И он действительно принял меры. Как потом каялся Шамиль, что не прибил на месте этого гада, уж коли сидеть, так хоть за дело! Дернул же черт соблюдать какие-то правила! Да знай он заранее, что ничего не докажет, он бы своими руками удавил эту свинью… Вахушти легко выгородился, убедив всех, что в ту роковую ночь он гостил у родственников жены. Что удивительного, если поверили ему, а не Шамилю? Шамиля предупредили в милиции, что если с Вахушти что-нибудь случится, ответственность ляжет на него. Тем и завершилось правдоискательство Шамиля. Но большинство горожан все же поверило ему. Правда, нашлись некоторые принявшие сторону Вахушти, но, так или иначе, весь город узнал о низости Вахушти, и можно уверенно сказать, что имя его отныне было запятнано. Для начала и это было своего рода победой.

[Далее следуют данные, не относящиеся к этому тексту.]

# jcorsetti/oryon

Measured on AMD Instinct MI355X. Metric: image-pairs/sec end-to-end (feat+match+reg) @224², C=256; ADD(-S) parity, higher is better.
Workload: dtype f32

## Files before the change

include/oryon_hip.h:

```cpp
#ifndef ORYON_HIP_H
#define ORYON_HIP_H

#include <stddef.h>
#include <stdint.h>

#ifdef __cplusplus
extern "C" {
#endif

#define ORYON_OK 0
#define ORYON_ERR_INVALID_ARG (-1)
#define ORYON_ERR_HIP (-2)
#define ORYON_ERR_WORKSPACE (-3)
#define ORYON_ERR_NO_DEVICE (-4)
#define ORYON_ERR_STATE (-5)

#define ORYON_PAIR_OK 0
#define ORYON_PAIR_NO_MASK 1
#define ORYON_PAIR_NO_CORR 2

#define ORYON_MATCH_TILE 128

const char *oryon_version(void);
const char *oryon_last_error(void);
// ... 141 lines not shown
                     const float *cam_a, const float *cam_q, const int32_t *status, float *pcd_a, float *pcd_q,
                     int32_t *n_out, void *stream);

int oryon_lift_points(const float *depth, int H, int W, const float *cam9, const int32_t *x_idx, const int32_t *y_idx,
                      int n, float *out, void *stream);

int oryon_kabsch_batched(const float *A, const float *B, const float *w, int nb, int m, float *T, void *stream);

typedef struct oryon_pointdsc oryon_pointdsc_t;

typedef struct {
    int in_dim;
    int num_layers;
    int num_channels;
    int num_iterations;
    float ratio;
    float inlier_threshold;
    float sigma_d;
    int k;
    float nms_radius;
} oryon_pointdsc_config_t;

int oryon_pointdsc_create(oryon_pointdsc_t **handle, const oryon_pointdsc_config_t *cfg);
void oryon_pointdsc_destroy(oryon_pointdsc_t *handle);
int oryon_pointdsc_load_param(oryon_pointdsc_t *handle, const char *name, const float *data_host, int64_t numel);
int oryon_pointdsc_finalize(oryon_pointdsc_t *handle, void *stream);
size_t oryon_pointdsc_workspace_bytes(const oryon_pointdsc_t *handle, int B, int n_cap);
int oryon_pointdsc_register(oryon_pointdsc_t *handle, const float *src, const float *tgt, const int32_t *n, int B,
                            int n_cap, const int32_t *status_in, void *workspace, size_t workspace_bytes, float *T,
                            uint8_t *labels, int32_t *status_out, void *stream);
int oryon_pointdsc_encode(oryon_pointdsc_t *handle, const float *src, const float *tgt, const int32_t *n, int B,
                          int n_cap, void *workspace, size_t workspace_bytes, float *feat, float *confidence,
                          void *stream);
int oryon_pointdsc_seeds(oryon_pointdsc_t *handle, const float *src, const float *confidence, const int32_t *n, int B,
                         int n_cap, int S_cap, int32_t *seeds, int32_t *n_seeds, void *stream);
int oryon_pointdsc_hypotheses(oryon_pointdsc_t *handle, const float *src, const float *tgt, const float *feat,
                              const int32_t *n, const int32_t *seeds, const int32_t *n_seeds, int B, int n_cap,
                              int S_cap, void *workspace, size_t workspace_bytes, float *seed_T, float *fitness,
                              int32_t *best, void *stream);
int oryon_pointdsc_refine(oryon_pointdsc_t *handle, const float *src, const float *tgt, const int32_t *n, int B,
                          int n_cap, const float *T_in, float *T_out, uint8_t *labels, void *stream);

size_t oryon_ransac_workspace_bytes(int B, int n_cap, int max_iter);
int oryon_ransac_register(const float *src, const float *tgt, const int32_t *n, int B, int n_cap, int max_iter, double match_err,
                          double fix_percent, const int32_t *sample_idx, uint64_t seed, const int64_t *pair_key,
                          const int32_t *status_in, void *workspace, size_t workspace_bytes, float *T, int32_t *winner,
                          int32_t *exited, int32_t *counts, int32_t *status_out, void *stream);

size_t oryon_feature_loss_workspace_bytes(int B, int n_corr, int n_pool);
int oryon_feature_loss(const float *feat_a, const float *feat_q, int B, int C, int FH, int FW, const int32_t *corrs, int n_corr,
                       const int32_t *valid, const int32_t *pool, int n_pool, int pool_mode, float pos_margin, float neg_margin,
                       float neg_kernel, void *workspace, size_t workspace_bytes, float *d_pos, float *d_neg, int32_t *neg_idx,
                       float *pair_terms, float *losses, void *stream);
int oryon_mask_dice_sums(const float *logits, const int32_t *gt, int B, int H, int W, float threshold, double *sums, int32_t *mask,
                         int32_t *counts, void *stream);

size_t oryon_feature_loss_grad_workspace_bytes(int B, int C, int n_corr);
int oryon_feature_loss_grad(const float *feat_a, const float *feat_q, int B, int C, int FH, int FW, const int32_t *corrs, int n_corr,
                            const int32_t *valid, const int32_t *neg_idx, const float *d_pos, const float *d_neg, const float *g,
                            float pos_margin, float neg_margin, void *workspace, size_t workspace_bytes, float *grad_a, float *grad_q,
                            void *stream);
int oryon_mask_dice_grad(const float *logits, const int32_t *gt, int B, int H, int W, const double *sums, const float *g_mask,
                         float *grad_logits, void *stream);
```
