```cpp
template <int NPER>
__device__ __forceinline__ void loss_row_regs(const LossArgs &a, int64_t i, float (&nv)[NPER], float w, float p, int lane,
                                              int slot2) {
    using namespace kge;
    const int N = a.N;
    float *dn = a.dneg + i * (int64_t)N;
    float *cp = a.neg_copy ? a.neg_copy + i * (int64_t)N : nullptr;
    const int jd = a.diag_chunk > 0 ? (int)(i % a.diag_chunk) : -1;
    const float invB = 1.f / (float)a.B;
    const int slot = (int)(i & (KGE_ACC_SLOTS - 1));
    if (a.pairwise) {
        const float sc = w / ((float)a.B * (float)N);
        float lsum = 0.f, dsum = 0.f;
#pragma unroll
        for (int u = 0; u < NPER; ++u) {
            const int j = lane + 64 * u;
            if (j < N) {
                float val, dv;
                criterion_fast(a.genre, p - nv[u], 1.f, a.margin, val, dv);
                lsum += val * sc;
                const float dd = dv * sc;
                dsum += dd;
                if (cp) cp[j] = nv[u];
                float g = -dd;
                if (a.l2_scale) { const float d = a.gamma - nv[u]; g = d > 1e-15f ? g / d : 0.f; }
                if (a.clampv > 0.f && fabsf(nv[u]) >= a.clampv) g = 0.f;
                dn[j] = j == jd ? 0.f : g;
            }
        }
        lsum = wave_sum(lsum);
        dsum = wave_sum(dsum);
        if (lane == 0) {
            a.dpos[i] = (a.clampv > 0.f && fabsf(p) >= a.clampv) ? 0.f : dsum;
            if (a.row_pos) { a.row_pos[i] = 0.f; a.row_neg[i] = lsum; }
            if (a.acc) acc_add(&a.acc[2 * KGE_ACC_SLOTS + slot2], lsum, a.B <= KGE_ACC_SLOTS);
        }
        return;
    }
    float plw = 0.f;
    if (!a.skip_pos) {
        const float wm = mean_edge_weight(a.w, a.B, lane, a.w_mean);
        if (lane == 0) {
            float pl, dpl;
            criterion(a.genre, p, 1.f, a.margin, pl, dpl);
            a.dpos[i] = (a.clampv > 0.f && fabsf(p) >= a.clampv) ? 0.f : dpl * wm * 0.5f * invB;
            plw = pl * wm * invB;
            if (a.row_pos) a.row_pos[i] = plw;
        }
    }
    const float neg_label = a.genre == KGE_LOSS_BCE ? 0.f : -1.f;
    float mx = -INFINITY, Z = 1.f;
    float ex[NPER];
    if (a.adv) {
#pragma unroll
        for (int u = 0; u < NPER; ++u) if (lane + 64 * u < N) mx = fmaxf(mx, nv[u] * a.adv_temp);
        mx = wave_max(mx);
        float z = 0.f;
#pragma unroll
        for (int u = 0; u < NPER; ++u) {
            ex[u] = (lane + 64 * u < N) ? __expf(nv[u] * a.adv_temp - mx) : 0.f;
            z += ex[u];
        }
        Z = wave_sum(z);
    }
    const float invZ = 1.f / Z, invN = 1.f / (float)N;
    float acc = 0.f;
#pragma unroll
    for (int u = 0; u < NPER; ++u) {
        const int j = lane + 64 * u;
        if (j < N) {
            float nl, dnl;
            criterion_fast(a.genre, nv[u], neg_label, a.margin, nl, dnl);
            const float A = a.adv ? ex[u] * invZ : invN;
            acc += A * nl * w;
            float g = dnl * w * A * 0.5f * invB;
            if (cp) cp[j] = nv[u];
            if (a.l2_scale) { const float d = a.gamma - nv[u]; g = d > 1e-15f ? g / d : 0.f; }
            if (a.clampv > 0.f && fabsf(nv[u]) >= a.clampv) g = 0.f;
            dn[j] = j == jd ? 0.f : g;
        }
    }
    acc = wave_sum(acc) * invB;
    if (lane == 0) {
        if (a.row_neg) a.row_neg[i] = acc;
        if (a.acc) {
            const bool uq = a.B <= KGE_ACC_SLOTS;
            if (!a.skip_pos) acc_add(&a.acc[0 * KGE_ACC_SLOTS + slot], plw, uq);
            acc_add(&a.acc[1 * KGE_ACC_SLOTS + slot], acc, uq);
            acc_add(&a.acc[2 * KGE_ACC_SLOTS + slot2], 0.5f * (plw + acc), uq);
        }
    }
}
```

dgl-ke_amd/csrc/kge_neg_gemm.hip:

```cpp
#include "kge_common.hpp"
#include "kge_update_body.hpp"
#include "kge_edge_fwd_body.hpp"
#include "kge_sampler_tail.hpp"
#include "kge_loss_body.hpp"

using namespace kge;
KGE_TL_DEFINE(gemm)

#define KGE_PIN_ACC(x, y) do { asm volatile("" : "+a"(x), "+a"(y) :: "memory"); __builtin_amdgcn_sched_barrier(0); } while (0)
#define KGE_ORDER() do { asm volatile("" ::: "memory"); __builtin_amdgcn_sched_barrier(0); } while (0)

bool neg_mfma_supported(int model, int d_e, int N) {
    (void)N;
    if (model != KGE_TRANSE_L2 && model != KGE_DISTMULT && model != KGE_COMPLEX && model != KGE_SIMPLE &&
        model != KGE_RESCAL) return false;
    return d_e % 4 == 0;
}

bool neg_gemm_fused_loss_supported(int chunk, int N) { return N <= 256 && chunk <= 768; }

__device__ __forceinline__ float4 ldg4(const float *p) { return *reinterpret_cast<const float4 *>(p); }
__device__ __forceinline__ float4 zero4() { return make_float4(0.f, 0.f, 0.f, 0.f); }
__device__ __forceinline__ float sq4(const float4 &v) { return v.x * v.x + v.y * v.y + v.z * v.z + v.w * v.w; }

// ... 243 lines not shown
        float4 av[1], rv[1], bv[NB][1];
        av[0] = zero4(); rv[0] = zero4();
#pragma unroll
        for (int n = 0; n < NB; ++n) bv[n][0] = zero4();
        if (kfull * 16 + q * 4 < D) {
            av[0] = ldg4(Ap + kfull * 16);
            if (AM) rv[0] = ldg4(Rp + kfull * 16);
#pragma unroll
            for (int n = 0; n < NB; ++n) bv[n][0] = ldg4(Bp[n] + kfull * 16);
        }
        WF_MMA1(av, rv, bv, 0)
    }
#undef WF_LOAD
#undef WF_AFRAG
#undef WF_MMA1
#undef WF_MMA
#undef WF_MMA_G
#undef WF_PIN
#pragma unroll
    for (int n = 0; n < NB; ++n) {
        const int j = (jg * NB + n) * 16 + m;
#pragma unroll
        for (int r = 0; r < 4; ++r) {
            const int i = it * 16 + q * 4 + r;
            if (j < a.N && i < a.chunk) a.S[((int64_t)c * a.chunk + i) * a.N + j] = acc[n][0][r] + acc[n][1][r];
        }
    }
}

static inline int fwd_lds_stride(int D) { return ((D + 15) & ~15) + 4; }
static inline size_t fwd_lds_bytes(int D) { return (size_t)16 * fwd_lds_stride(D) * sizeof(float); }
static inline size_t fwd_lds_bytes_lf(int D) { return fwd_lds_bytes(D) + 32 * sizeof(float); }
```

В городке все давно привыкли к Вамеху. Каждое утро он выходил из дому Алисы и торопился вместе со всеми на работу. Мужчины здоровались с ним, вступали в разговоры; его уже считали своим. Вамех так же, как и все горожане — отцы семейств, целый день проводил на работе. Он таскал мешки и ящики в холодный склад, где пахло сыростью, олифой и красками, цифрами помечал каждый ящик и сортировал их. В полдень приходила Алиса и приносила обед. Она теперь не работала и старалась каждую лишнюю минуту побыть с Вамехом. Она раскладывала еду на ящике у стены склада, они пристраивались на других ящиках и обедали. Алиса была счастлива. С каким удовольствием она следила, как Вамех ест, и розовела от радости, когда он хвалил ее стряпню. Ее радовало, что рабочие любят его, ей нравилось их беззлобное подшучивание, их простота в обращении; нравилось, что никто из них не обращает внимания на скромную трапезу влюбленных, — для них все это было естественным, а кроме того, рабочие считали своей и Алису. Она радовалась, что сидит рядом с любимым, а вокруг них кипит работа: каменщики перекликаются и хохочут, снуют люди с тачками и носилками; иногда кто-нибудь подбежит к Вамеху, попросит закурить, иногда Вамех возьмет у кого-нибудь папиросу. Алиса довольна, что ей никуда не надо спешить, что можно, не опасаясь замарать своей репутации, сидеть и есть обед и ощущать полную независимость. Что зазорного в том, что они обедают на ящике, у стены склада? Алиса ничуть не сетовала на судьбу, нет, такая жизнь была ей по душе, она чувствовала себя легко, свободно и раскованно. Иногда они прогуливались по улицам, беседовали, заглядывали в библиотеку и просматривали газеты. Иногда выходили за город, на поля, где лежал искристый снег, такой же белый, как и все вокруг.